Debate moderator Jim Lehrer said those who criticized him for failing to control President Barack Obama and Republican presidential candidate Mitt Romney during Wednesday night’s debate should be directing their critiques at the debate’s new format, not him.

In an interview with the Washington Post, Lehrer said his role as moderator was more about getting Obama and Romney to describe their contrasts and not so much about his control over the candidates.

“Yes, there were times when I pushed them, and sometimes they ran over and ignored me and all that sort of stuff. So what? I mean, it isn’t about my power, my control or whatever,” Lehrer told the Post’s Paul Farhi in an interview published Friday. “It was about what the candidates were doing, what they were talking about and what impression they were leaving with the voters. That’s what this is about. It’s not about how I felt about things.”

Lehrer said it was “frustrating” that Romney and Obama wouldn’t answer his questions directly and that the candidates went over their allotted time.

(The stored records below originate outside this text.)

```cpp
int fail(int code, const char* fmt, ...) {
    char buf[512];
    va_list ap;
    va_start(ap, fmt);
    vsnprintf(buf, sizeof buf, fmt, ap);
// ... 251 lines not shown
    {"fuse_tail", "F8_FUSE_TAIL", &Options::fuse_tail, 0, 1, true},
    {"fuse_chain7", "F8_FUSE_CHAIN7", &Options::fuse_chain7, 0, 1, true},
    {"fuse_pool", "F8_FUSE_POOL", &Options::fuse_pool, 0, 1, true},
    {"fuse_bchain", "F8_FUSE_BCHAIN", &Options::fuse_bchain, 0, 2, true},
    {"fuse_bchain7", "F8_FUSE_BCHAIN7", &Options::fuse_bchain7, 0, 2, true},
    {"chain_timeout_ms", "F8_CHAIN_TIMEOUT_MS", &Options::chain_timeout_ms, 0, 1 << 20, false},
    {"chain_stack", "F8_CHAIN_STACK", &Options::chain_stack, 0, 1, true},
    {"wreg", "F8_WREG", &Options::wreg, 0, 1, true},
    {"s2wreg", "F8_S2WREG", &Options::s2wreg, 0, 1, true},
    {"wstat", "F8_WSTAT", &Options::wstat, 0, 1, true},
    {"wstat_min_tiles", "F8_WSTAT_MIN_TILES", &Options::wstat_min_tiles, 0, 1 << 20, true},
    {"wstat_fast", "F8_WSTAT_FAST", &Options::wstat_fast, 0, 1, true},
    {"patch3x3", "F8_PATCH3X3", &Options::patch3x3, 0, 1, true},
    {"dual_wide", "F8_DUAL_WIDE", &Options::dual_wide, 0, 1 << 30, true},
    {"deep_nk", "F8_DEEP_NK", &Options::deep_nk, 1, 1 << 20, true},
    {"bk128", "F8_BK128", &Options::bk128, 0, 1, true},
    {"dw_dot4", "F8_DW_DOT4", &Options::dw_dot4, 0, 1, true},
    {"dw_mma", "F8_DW_MMA", &Options::dw_mma, 0, 1, true},
    {"dwk_dot4", "F8_DWK_DOT4", &Options::dwk_dot4, 0, 1, true},
    {"stem_wpc", "F8_STEM_WPC", &Options::stem_wpc, 1, 8, false},
    {"stem_rows", "F8_STEM_ROWS", &Options::stem_rows, 0, 1, true},
    {"stem_grid_div", "F8_STEM_GRID_DIV", &Options::stem_grid_div, 0, 32, false},
    {"opener_stg", "F8_OPENER_STG", &Options::opener_stg, 0, 1, true},
    {"chunk56", "F8_CHUNK", &Options::chunk56, -1, 1 << 20, false},
    {"chunk28", "F8_CHUNK28", &Options::chunk28, -1, 1 << 20, false},
    {"chunk14", "F8_CHUNK14", &Options::chunk14, -1, 1 << 20, false},
    {"chunk_budget_mb", "F8_CHUNK_BUDGET_MB", &Options::chunk_budget_mb, 1, 1 << 20, false},
    {"chunk_ds", "F8_CHUNK_DS", &Options::chunk_ds, 0, 1, false},
    {"chunk_opener", "F8_CHUNK_OPENER", &Options::chunk_opener, 0, 1, false},
    {"split_streams", "F8_SPLIT_STREAMS", &Options::split_streams, 0, 1, false},
    {"graph", "F8_GRAPH", &Options::graph, 0, 1, false},
    {"stagger", "F8_STAGGER", &Options::stagger, -1, 1 << 20, false},
    {"stagger_pipelined", "F8_STAGGER_PIPELINED", &Options::stagger_pipelined, 0, 1 << 20, false},
    {"check_device", "F8_CHECK_DEVICE", &Options::check_device, 0, 1, false},
    {"check_input_range", "F8_CHECK_INPUT_RANGE", &Options::check_input_range, 0, 1, false},
    {"requant_float", "F8_REQUANT_FLOAT", &Options::requant_float, 0, 1, true},
    {"pipeline_depth", "F8_PIPELINE_DEPTH", &Options::pipeline_depth, 2, 4, false},
    {"arena_copies", "F8_ARENA_COPIES", &Options::arena_copies, 0, 4, true},
    {"shared_streams", "F8_SHARED_STREAMS", &Options::shared_streams, 0, 1, true},
    {"whole_batch_launches", "F8_WHOLE_BATCH_LAUNCHES", &Options::whole_batch_launches, 0, 1, true},
    {"tap_tiled", "F8_TAP_TILED", &Options::tap_tiled, 0, 1, true},
};
static const OptKey* find_opt(const char* key) {
    if (!key) return nullptr;
    for (const auto& k : kOptKeys) if (!strcmp(k.key, key)) return &k;
    return nullptr;
// ... 2495 lines not shown
            a.x = (const int8_t*)fp(sF); a.x_bytes = (uint32_t)(sF.bytes_per_img * N); a.N = N;
            if (st.kind == S_STEMPOOL) a.wpc = net->opt.stem_wpc;
            a.grid_div = net->opt.stem_grid_div;
            if (st.raw_input && !(net->in_u8 && net->in_u8_nhwc)) {
                const size_t img = (size_t)sT.C * sT.H * sT.W;
                a.rC = sT.C; a.rH = sT.H; a.rW = sT.W; a.xor8 = sF.sgn ? 0u : 0x80808080u;
                if (net->in_u8) { a.raw_kind = 2; a.xu8 = net->in_u8 + (size_t)n0 * img; memcpy(a.lut, net->in_lut, sizeof a.lut); }
                else if (net->in_f32) { a.raw_kind = 1; a.xf = net->in_f32 + (size_t)n0 * img; a.scale = net->in_scale; a.qlo = net->in_lo; a.qhi = net->in_hi; }
                else {
                    a.raw_kind = 0; a.xi = input + (size_t)n0 * img;
                    if (net->opt.check_input_range) { a.err = net->d_err; a.chk_lo = sF.sgn ? -127 : 0; a.chk_hi = sF.sgn ? 127 : 255; }
                }
            }
            fill_out(&a.out32, a.q);
            e = launch_stem_pool(a, st.inst, s);
            break;
        }
        case S_FUSED: case S_P12: {
            const Form& xF = T[st.src_t].forms[st.src_f];
            FusedArgs a = std::get<FusedArgs>(st.args);
            a.x8 = (const int8_t*)fp(xF); a.x_bytes = (uint32_t)(xF.bytes_per_img * N); a.N = N;
            if (st.res_t >= 0) a.xr = (const int32_t*)fp(T[st.res_t].forms[st.res_f]);
            fill_out(&a.out32, a.q);
            e = st.variant == V_OPENER ? launch_fused_opener(a, st.inst, s) : st.variant == V_P12 ? launch_fused_p12(a, s) : launch_fused_bottleneck(a, s);
            break;
        }
        case S_CHAIN: {
            ChainArgs a = std::get<ChainArgs>(st.args);
            const Form& xF = T[st.src_t].forms[st.src_f];
            if (xF.kind == FORM_I8) a.x8in = (const int8_t*)fp(xF); else a.xr = (const int32_t*)fp(xF);
            if (a.tail) a.m2in = (const int8_t*)fp(T[st.src2_t].forms[st.src2_f]);
            a.N = N;
            if ((a.NG = chain_launch_groups(net, st, N, &a.stack)) < 1) return F8_ERR_STATE;
            fill_out(&a.out32, a.q);
            if (const int rc = chain_scratch(a.cs)) return rc;
            e = launch_chain(a, st.inst, st.C, st.MID, st.H, st.W, st.cin0, s);
            break;
        }
        case S_BCHAIN: if (st.cluster) {
            BCChainArgs a = std::get<BCChainArgs>(st.args);
            const Tensor& xs = T[st.src_t];
            if (st.res_t >= 0) { a.m0in = (const int8_t*)fp(xs.forms[st.src_f]); a.x8sc = (const int8_t*)fp(T[st.res_t].forms[st.res_f]); }
            else a.xr = (const int32_t*)fp(xs.forms[st.src_f]);
            a.N = N;
            { int32_t one = 1; if ((a.NG = chain_launch_groups(net, st, N, &one)) < 1) return F8_ERR_STATE; }
            fill_out(&a.out32, a.q);
            if (const int rc = chain_scratch(a.cs)) return rc;
// ... 518 lines not shown
```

“I kept reminding myself: ‘Hey, wait a minute. Waaait a minute. This isn’t about rules. This is about the reality of the exchange of the two candidates.’ So I just backed off. . . . I had no problem doing that,” Lehrer said in his defense.

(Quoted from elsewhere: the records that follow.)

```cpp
size_t fp8a_conv2d_workspace_size(int64_t Bn, int64_t Cin, int64_t H, int64_t W, int64_t Cout,
                                  int kh, int kw, int sh, int sw, int ph, int pw, int dh, int dw,
                                  int groups);
int fp8a_conv2d(const float *x, const float *w, float *y, int64_t Bn, int64_t Cin, int64_t H,
                int64_t W, int64_t Cout, int kh, int kw, int sh, int sw, int ph, int pw, int dh,
                int dw, int groups, int E, int Mw, const int32_t *bA, const int32_t *bW,
                const int32_t *bR, const int32_t *table, uint32_t flags, void *workspace,
                size_t workspace_bytes, fp8a_stream_t stream);

int fp8a_conv2d_bn_act(const float *x, const float *w, float *y, int64_t Bn, int64_t Cin,
                       int64_t H, int64_t W, int64_t Cout, int kh, int kw, int sh, int sw, int ph,
                       int pw, int dh, int dw, int groups, int E, int Mw, const int32_t *bA,
                       const int32_t *bW, const int32_t *bR, const int32_t *table, uint32_t flags,
                       const float *bn, int act, float act_lo, float act_hi, void *workspace,
                       size_t workspace_bytes, fp8a_stream_t stream);

size_t fp8a_conv2d_qin_workspace_size(int64_t Bn, int64_t Cin, int64_t H, int64_t W, int64_t Cout,
                                      int kh, int kw, int sh, int sw, int ph, int pw, int dh, int dw,
                                      int groups);
int fp8a_conv2d_qin(const float *x, const float *w, float *y, int64_t Bn, int64_t Cin, int64_t H,
                    int64_t W, int64_t Cout, int kh, int kw, int sh, int sw, int ph, int pw, int dh,
                    int dw, int groups, int E, int Mw, const int32_t *bW, const int32_t *bR,
                    const int32_t *table, uint32_t flags, const float *bn, int act, float act_lo,
                    float act_hi, const float *in_maxval, int in_nbits, int in_mbits,
                    int in_sign_bits, float *in_bias_out, int32_t *in_ibias_out, void *workspace,
                    size_t workspace_bytes, fp8a_stream_t stream);
// ... 73 lines not shown
```

Measured before the change: 12650 images/s.

## Skip negated-sign table build in f8mx GEMM when no negative activation words exist

The A-decode and epilogue paths now OR together the emitted activation words and record, into flag slots, whether any of them carries the sign bit. The f8mx GEMM reads these flags per block, and when no negative A word was seen it builds only the positive half of the per-K lookup table in shared memory, skipping the negated half. This is meant to cut LDS writes and ALU work in the table-build step for post-ReLU inputs, which are all non-negative. It adds atomics and flag reads across stages, plus some debug counters, and its correctness depends on the sign flags being complete.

In previous debates, each candidate had two minutes to answer a question and 90 seconds for a rebuttal. But under the new format announced by the Commission on Presidential Debates, while Romney and Obama had two minutes to answer a question from Lehrer, there was no set time for a back-and-forth discussion.

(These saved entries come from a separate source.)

__device__ __forceinline__ void inv_last_of(const ModConst &mc, double w, double &u, double &v) {
    const double wn = canon(mulmod_lazy(w, mc.ninv, mc.ninv_q, mc.q), mc.q, mc.qinv);
    inv_last_pair(u, v, mc.ninv, mc.ninv_q, wn, wn * mc.qinv, mc.q, mc.qinv, u, v);
}
template <bool PRE1>
__global__ void __launch_bounds__(256) k_ksw_extend(const u64 *c2, u64 *ext, const KswConst *kcp, const ModConst *modc, const double *tw_fwd, const double *tw_inv) {
    const KswConst &kc = *kcp;
    const int N = SFG_N, n = N / 2, x = blockIdx.x * 256 + threadIdx.x, i = blockIdx.y; const size_t b = blockIdx.z;
    const ExtConst &e = kc.dig[i];
    const u64 *c2b = c2 + b * (size_t)kc.nl * N;
    u64 *eb = ext + (b * kc.beta + i) * (size_t)kc.nt * N;
    double xs[2][KSW_MAXA], y[2][KSW_MAXA], v[2] = {0.0, 0.0};
#pragma unroll
    for (int h = 0; h < 2; h++)
#pragma unroll
        for (int m = 0; m < KSW_MAXA; m++) xs[h][m] = m < e.a ? u64_to_f64(c2b[(size_t)e.src[m] * N + h * n + x]) : 0.0;
#pragma unroll
    for (int m = 0; m < KSW_MAXA; m++) if (m < e.a) inv_last_of(modc[e.src[m]], tw_inv[(size_t)e.src[m] * N + 1], xs[0][m], xs[1][m]);
    if (e.a > 1) { ext_prepare(e, modc, xs[0], y[0], v[0]); ext_prepare(e, modc, xs[1], y[1], v[1]); }
    for (int t = 0; t < kc.nt; t++) {
        const int tg = kc.tmod[t];
        if (kc.digit_of[t] == i) continue;
        const double q = modc[tg].q, qinv = modc[tg].qinv;
        double o0, o1;
        if (e.a == 1) { o0 = canon(xs[0][0], q, qinv); o1 = canon(xs[1][0], q, qinv); }
        else { o0 = ext_target(e, tg, q, qinv, y[0], v[0]); o1 = ext_target(e, tg, q, qinv, y[1], v[1]); }
        if (PRE1) { const double W = tw_fwd[(size_t)tg * N + 1]; fwd_stage1_pair(o0, o1, W, W * qinv, q, qinv, o0, o1); }
        eb[(size_t)t * N + x] = f64_to_u64(o0); eb[(size_t)t * N + n + x] = f64_to_u64(o1);
    }
}

template <int T>
__global__ void __launch_bounds__(256) k_ksw_inner_p(const u64 *ext, const u64 *const *keys, const int *inidx, const KswTile *tiles, u64 *acc, const KswConst *kcp,
                                                    const ModConst *modc, int nmod) {
    const KswConst &kc = *kcp;
    const int N = SFG_N, x = 2 * (blockIdx.x * 256 + threadIdx.x), m = blockIdx.y, t = kc.nl + m;
    const KswTile tl = tiles[blockIdx.z];
    const int tg = kc.tmod[t];
    const double q = modc[tg].q, qinv = modc[tg].qinv;
    const u64 *key = keys[tl.start];
    const u64 *eb[T];
#pragma unroll
    for (int j = 0; j < T; j++) eb[j] = ext + ((size_t)inidx[tl.start + (j < tl.count ? j : 0)] * kc.beta * (size_t)kc.nt + t) * N + x;
    double a[T][4];
#pragma unroll
    for (int j = 0; j < T; j++) a[j][0] = a[j][1] = a[j][2] = a[j][3] = 0.0;
    for (int i = 0; i < kc.beta; i++) {
        const ulonglong2 k0 = *reinterpret_cast<const ulonglong2 *>(key + (((size_t)i * 2 + 0) * nmod + tg) * N + x);
        const ulonglong2 k1 = *reinterpret_cast<const ulonglong2 *>(key + (((size_t)i * 2 + 1) * nmod + tg) * N + x);
        const double k0x = u64_to_f64(k0.x), k0y = u64_to_f64(k0.y), k1x = u64_to_f64(k1.x), k1y = u64_to_f64(k1.y);
#pragma unroll
        for (int j = 0; j < T; j++) {
            const ulonglong2 ev = *reinterpret_cast<const ulonglong2 *>(eb[j] + (size_t)i * kc.nt * N);
            const double ex = u64_to_f64(ev.x), ey = u64_to_f64(ev.y);
            a[j][0] += mulmod2(ex, k0x, q, qinv); a[j][1] += mulmod2(ey, k0y, q, qinv);
            a[j][2] += mulmod2(ex, k1x, q, qinv); a[j][3] += mulmod2(ey, k1y, q, qinv);
        }
    }
#pragma unroll
    for (int j = 0; j < T; j++) {
        if (j < tl.count) {
            u64 *o = acc + ((size_t)(tl.start + j) * 2 * kc.np + m) * N + x;
            *reinterpret_cast<ulonglong2 *>(o) = make_ulonglong2(f64_to_u64(canon(a[j][0], q, qinv)), f64_to_u64(canon(a[j][1], q, qinv)));
            *reinterpret_cast<ulonglong2 *>(o + (size_t)kc.np * N) = make_ulonglong2(f64_to_u64(canon(a[j][2], q, qinv)), f64_to_u64(canon(a[j][3], q, qinv)));
        }
    }
}

template <bool PRE1>
__global__ void __launch_bounds__(256) k_moddown_extend(const u64 *acc, u64 *ext2, const KswConst *kcp, const ModConst *modc, const double *tw_fwd, const double *tw_inv, int nq_out) {
    const KswConst &kc = *kcp;
    const int N = SFG_N, n = N / 2, x = blockIdx.x * 256 + threadIdx.x, p = blockIdx.y; const size_t b = blockIdx.z;
    const ExtConst &e = kc.pq;
    const u64 *ap = acc + (b * 2 + p) * (size_t)kc.np * N;
    double xs[2][KSW_MAXA], y[2][KSW_MAXA], v[2] = {0.0, 0.0};
#pragma unroll
    for (int h = 0; h < 2; h++)
#pragma unroll
        for (int m = 0; m < KSW_MAXA; m++) xs[h][m] = m < e.a ? u64_to_f64(ap[(size_t)m * N + h * n + x]) : 0.0;
#pragma unroll
    for (int m = 0; m < KSW_MAXA; m++) if (m < e.a) inv_last_of(modc[e.src[m]], tw_inv[(size_t)e.src[m] * N + 1], xs[0][m], xs[1][m]);
    if (e.a > 1) { ext_prepare(e, modc, xs[0], y[0], v[0]); ext_prepare(e, modc, xs[1], y[1], v[1]); }
    for (int t = 0; t < nq_out; t++) {
        const double q = modc[t].q, qinv = modc[t].qinv;
        double o0, o1;
        if (e.a == 1) { o0 = canon(xs[0][0], q, qinv); o1 = canon(xs[1][0], q, qinv); }
        else { o0 = ext_target(e, t, q, qinv, y[0], v[0]); o1 = ext_target(e, t, q, qinv, y[1], v[1]); }
        if (PRE1) { const double W = tw_fwd[(size_t)t * N + 1]; fwd_stage1_pair(o0, o1, W, W * qinv, q, qinv, o0, o1); }
        u64 *row = ext2 + ((b * 2 + p) * (size_t)kc.nl + t) * N;
        row[x] = f64_to_u64(o0); row[n + x] = f64_to_u64(o1);
    }
}

struct F64Form { int on, L, centre; size_t rowf; int plane_of[SFG_MAXMOD], big[SFG_MAXMOD]; };
__device__ __forceinline__ void store_rot_f64(double *row, const F64Form &ff, int t, int x, double v, double q) {
    const int N = SFG_N;
    double *o = row + (size_t)ff.plane_of[t] * N;
    if (ff.big[t]) {
        const double wc = v > __builtin_floor(q * 0.5) ? v - q : v;
        const double hi = __builtin_floor((wc + 4194304.0) * 0x1p-23), lo = wc - hi * 8388608.0;
        o[2 * x] = lo; o[2 * x + 1] = hi;
    } else o[x] = (ff.centre && v > __builtin_floor(q * 0.5)) ? v - q : v;
}
template <int T>
__device__ __forceinline__ void ksw_inner_q(const u64 *ext, const u64 *ct_in, const u64 *key, const KswConst &kc, int nmod, int t, int src, const size_t (&bi)[T],
                                           double q, double qinv, double (&a)[T][2]) {
    const int N = SFG_N;
#pragma unroll
    for (int j = 0; j < T; j++) a[j][0] = a[j][1] = 0.0;
    for (int i = 0; i < kc.beta; i++) {
        const double k0 = u64_to_f64(key[(((size_t)i * 2 + 0) * nmod + t) * N + src]), k1 = u64_to_f64(key[(((size_t)i * 2 + 1) * nmod + t) * N + src]);
        const bool own = kc.digit_of[t] == i;
#pragma unroll
        for (int j = 0; j < T; j++) {
            const double e = u64_to_f64(own ? ct_in[(bi[j] * 2 * (size_t)kc.nl + kc.nl + t) * N + src] : ext[((bi[j] * kc.beta + i) * (size_t)kc.nt + t) * N + src]);
            a[j][0] += mulmod2(e, k0, q, qinv); a[j][1] += mulmod2(e, k1, q, qinv);
        }
    }
}
template <int T>
__global__ void __launch_bounds__(256) k_ksw_finish(const u64 *ext, const u64 *ct_in, const u64 *const *keys, const int *inidx, const u64 *ext2, const uint16_t *const *index,
                                                   u64 *const *ct_out, const KswTile *tiles, const KswConst *kcp, const ModConst *modc, int nmod, const u64 *add1, F64Form ff) {
    const KswConst &kc = *kcp;
    const int N = SFG_N, x = blockIdx.x * 256 + threadIdx.x, t = blockIdx.y;
    if (ff.on && t >= ff.L) return;
    const KswTile tl = tiles[blockIdx.z];
    const double q = modc[t].q, qinv = modc[t].qinv, pinv = kc.pinv[t], pinv_q = kc.pinv_q[t];
    const int src = index[tl.start][x];
    size_t bi[T];
#pragma unroll
    for (int j = 0; j < T; j++) bi[j] = (size_t)inidx[tl.start + (j < tl.count ? j : 0)];
    double a[T][2];
    ksw_inner_q<T>(ext, ct_in, keys[tl.start], kc, nmod, t, src, bi, q, qinv, a);
#pragma unroll
    for (int j = 0; j < T; j++) {
        if (j < tl.count) {
            const size_t b = (size_t)(tl.start + j);
#pragma unroll
            for (int p = 0; p < 2; p++) {
                const double e = u64_to_f64(ext2[((b * 2 + p) * (size_t)kc.nl + t) * N + src]);
                double r = mulmod_lazy(pred(a[j][p], q, qinv) - e, pinv, pinv_q, q);
                if (p == 0) r += u64_to_f64(ct_in[(bi[j] * 2 * (size_t)kc.nl + t) * N + src]);
                else if (add1) r += u64_to_f64(add1[(bi[j] * (size_t)kc.nl + t) * N + src]);
                const double v = canon(r, q, qinv);
                if (ff.on) store_rot_f64(reinterpret_cast<double *>(ct_out[b]) + (size_t)p * ff.rowf, ff, t, x, v, q);
                else ct_out[b][((size_t)p * kc.nl + t) * N + x] = f64_to_u64(v);
            }
        }
    }
}

struct KswSeg { const u64 *plain; u64 *out; int start, count, accumulate, pad; };
__global__ void __launch_bounds__(256) k_ksw_finish_sum(const u64 *ext, const u64 *ct_in, const u64 *const *keys, const int *inidx, const u64 *ext2, const uint16_t *const *index,
                                                       const KswSeg *segs, const int *jobs, const KswConst *kcp, const ModConst *modc, int nmod) {
    const KswConst &kc = *kcp;
    const int N = SFG_N, x = blockIdx.x * 256 + threadIdx.x, t = blockIdx.y;
    const KswSeg sg = segs[blockIdx.z];
    const double q = modc[t].q, qinv = modc[t].qinv, pinv = kc.pinv[t], pinv_q = kc.pinv_q[t];
    const size_t w0 = (size_t)t * N + x, w1 = ((size_t)kc.nl + t) * N + x;
    double s0 = 0.0, s1 = 0.0;
    if (sg.accumulate) { s0 = u64_to_f64(sg.out[w0]); s1 = u64_to_f64(sg.out[w1]); }
    if (sg.plain) { s0 += u64_to_f64(sg.plain[w0]); s1 += u64_to_f64(sg.plain[w1]); }
    for (int k = 0; k < sg.count; k++) {
        const size_t b = (size_t)jobs[sg.start + k];
        const size_t bi[1] = {(size_t)inidx[b]};
        const int src = index[b][x];
        double a[1][2];
        ksw_inner_q<1>(ext, ct_in, keys[b], kc, nmod, t, src, bi, q, qinv, a);
        const double e0 = u64_to_f64(ext2[((b * 2 + 0) * (size_t)kc.nl + t) * N + src]), e1 = u64_to_f64(ext2[((b * 2 + 1) * (size_t)kc.nl + t) * N + src]);
        const double c0 = u64_to_f64(ct_in[(bi[0] * 2 * (size_t)kc.nl + t) * N + src]);
        s0 += canon(mulmod_lazy(pred(a[0][0], q, qinv) - e0, pinv, pinv_q, q) + c0, q, qinv);
        s1 += canon(mulmod_lazy(pred(a[0][1], q, qinv) - e1, pinv, pinv_q, q), q, qinv);
        if ((k & 7) == 7) { s0 = pred(s0, q, qinv); s1 = pred(s1, q, qinv); }
    }
    sg.out[w0] = f64_to_u64(canon(s0, q, qinv)); sg.out[w1] = f64_to_u64(canon(s1, q, qinv));
}

__global__ void __launch_bounds__(256) k_ct_add(const u64 *a, const u64 *b, u64 *out, int nl, const ModConst *modc, size_t total_rows) {
    const int N = SFG_N; const size_t row = blockIdx.x / (N / 256); const int m = (int)(row % nl);
    const u64 q = modc[m].qi;
    const size_t off = row * N + (blockIdx.x % (N / 256)) * 256 + threadIdx.x;
    u64 v = a[off] + b[off]; out[off] = v >= q ? v - q : v;
}

struct KswSum { int nout; std::vector<const u64 *> plain; u64 *out; size_t out_stride; int accumulate; };
struct KswJobs {
    std::vector<int> job_in; std::vector<const u64 *> keyp; std::vector<const uint16_t *> idxp; std::vector<u64 *> outp; std::vector<int> group;
    void add(int in, const RotKey &key, u64 *out, int grp = 0) { job_in.push_back(in); keyp.push_back(key.key_dev); idxp.push_back(key.index_dev); outp.push_back(out); group.push_back(grp); }
    KswJobs(int nct, const RotKey &key, u64 *out, size_t stride) { for (int j = 0; j < nct; j++) add(j, key, out + (size_t)j * stride); }
    KswJobs() {}
};
struct KswBatch { const u64 *in; int nin, level; const u64 *add1 = nullptr; const F64Form *ff = nullptr; const KswSum *sum = nullptr; };
static_assert(sizeof(KswSeg) == KSW_SEG_BYTES && sizeof(void *) == KSW_PTR_BYTES, "ksw_plan.hpp lays the tables out for these sizes");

When asked about drawbacks of the new format, Lehrer said he wasn’t able to prod the candidates on as many subjects as he would have liked.

“I had wanted to cover a lot more ground in terms of subjects. But it took longer because the candidates gave longer answers than I, in an ideal world, would have hoped. And so a lot of things went by the board because of that,” the PBS NewsHour host said. “But all of the discussion, it seemed to me, was about things that mattered. They weren’t talking about things off in the margins. They were talking about things that truly divide them. I was anxious to try to draw the distinctions and the choices and the differences. Sometimes I was successful, sometimes I was not. But generally speaking, I thought that worked.”

Lehrer said although the new format “needs some tweaking,” he would like it to remain in place for future debates.

“Remember, whatever people are declaring about this debate, who won and who lost, they’re not talking about it the way they talked in the past,” he told the Post. “They’re not talking about gaffes or some little incident of some kind. They’re talking about what was said. Which is what it ought to be.”

What’s arguably being most talked about, at least on the Internet, was Romney’s suggestion that aid be cut to PBS in an effort to trim the deficit despite his love for Big Bird and Lehrer. The line sparked numerous memes on the web and a Twitter account, Fired Big Bird.

Lehrer was precluded from responding to the line in order to preserve his objectivity, but he later told the Post that Romney’s PBS bashing wasn’t that shocking to him.

“He’s said that before,” Lehrer said. “That didn’t bother me or surprise me.”